Installation of llmc¶
git clone https://github.com/anonymous-emnlp123/llmc.git
pip install -r requirements.txt
llmc does not need to be installed. To use llmc you only need to add this to the script.
PYTHONPATH=[llmc's save path]:$PYTHONPATH
Prepare the model¶
Currently, llmc only supports models in the Hugging Face format. In the case of Qwen2-0.5B, the model can be found here.
A simple download example can be used:
pip install -U hf-transfer
HF_HUB_ENABLE_HF_TRANSFER=1 huggingface-cli download --resume-download Qwen/Qwen2-0.5B --local-dir Qwen2-0.5B
Download the datasets¶
The datasets required by llmc can be divided into calibration datasets and eval datasets. The calibration dataset can be downloaded here, and the eval dataset can be downloaded here.
Of course, llmc also supports online download of datasets, as long as the download in the config is set to True.
Set Configs¶
In the case of smoothquant, the config is here.
base:
seed: &seed 42
model:
type: Qwen2 # Set the model name, which can support Llama, Qwen2, Llava, Gemma2 and other models.
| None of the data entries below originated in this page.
__device__ __forceinline__ void dev_tag_pair_serial(const DCand& R, const DInf& S, double improper, u64 seed, int p, int nA, int nM, u64* ring) {
    const int ra = 2 * p, rb = 2 * p + 1;
    DGoRng rng;
    dev_go_seed(rng, seed, ring);
    double best = -1.7976931348623157e308;
    i64 ba = -1, bm = -1;
    for (i64 a = R.cand_off[ra]; a < R.cand_off[ra + 1]; ++a) {
        if (!R.in_filtered[a]) continue;
        for (i64 m = R.cand_off[rb]; m < R.cand_off[rb + 1]; ++m) {
            if (!R.in_filtered[m]) continue;
            double total = dev_score_aln(R, S, improper, a, m, 0.0) + (dev_go_f64(rng) / 2.0);
            if (total > best) { best = total; ba = a; bm = m; }
        }
    }
    S.active[ba] = 1; S.bwa_pick[ba] = 1;
    if (dev_is_pair(R, ba, bm)) { S.is_proper[ba] = 1; S.is_proper[bm] = 1; }
    S.active[bm] = 1; S.bwa_pick[bm] = 1;
    (void)nA; (void)nM;
}
#ifndef LH_RFA_TAG_WAVE
#define LH_RFA_TAG_WAVE 128
#define LH_RFA_MAPQ_WAVE 128
#define LH_RFA_MQ_CHUNK 384
#endif
static_assert(24 * LH_RFA_MQ_CHUNK <= LH_RFA_LDS_BYTES, "mate staging of estimateMapQualities");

path: # Set model weight path.
torch_dtype: auto
calib:
name: pileval
download: False
path: # Set calibration dataset path.
n_samples: 512
bs: 1
seq_len: 512
preproc: pileval_smooth
seed: *seed
eval:
eval_pos: [pretrain, transformed, fake_quant]
name: wikitext2
download: False
path: # Set eval dataset path.
bs: 1
seq_len: 2048
quant:
method: SmoothQuant
weight:
bit: 8
symmetric: True
granularity: per_channel
act:
bit: 8
symmetric: True
granularity: per_token
save:
save_trans: True # Set to True to save the adjusted weights.
save_path: ./save
Start to run¶
Once you are prepared above, you can run the following commands
PYTHONPATH=[llmc's save path]:$PYTHONPATH \
python -m llmc \
--config ../configs/quantization/methods/SmoothQuant/smoothquant_w_a.yml \
LLMC provides many algorithm configuration files in the configs/quantization/methods directory for reference.
#!/bin/bash
gpu_id=0 # Set the GPU id used.
export CUDA_VISIBLE_DEVICES=$gpu_id
llmc= # Set the save path of llmc.
export PYTHONPATH=$llmc:$PYTHONPATH
task_name=smoothquant_llama_w8a8_fakequant_eval # Set task_name, the file name used to save the log.
# Select a config to run.
nohup \
python -m llmc \
--config ../configs/quantization/methods/SmoothQuant/smoothquant_w_a.yml \
> ${task_name}.log 2>&1 &
echo $! > ${task_name}.pid
FAQ¶
Q1
ValueError: Tokenizer class xxx does not exist or is not currently imported.
Solution
pip install transformers –upgrade
Q2
If you are running a large model and a single gpu card cannot store the entire model, then the gpu memory will be out during eval.
Solution
Use per block for inference, turn on inference_per_block, and increase bs appropriately to improve inference speed without exploding the gpu memory.
bs: 10
inference_per_block: True
Q3
Exception: ./save/transformed_model existed before. Need check.
Solution
The saving path is an existing directory and needs to be changed to a non-existing saving directory.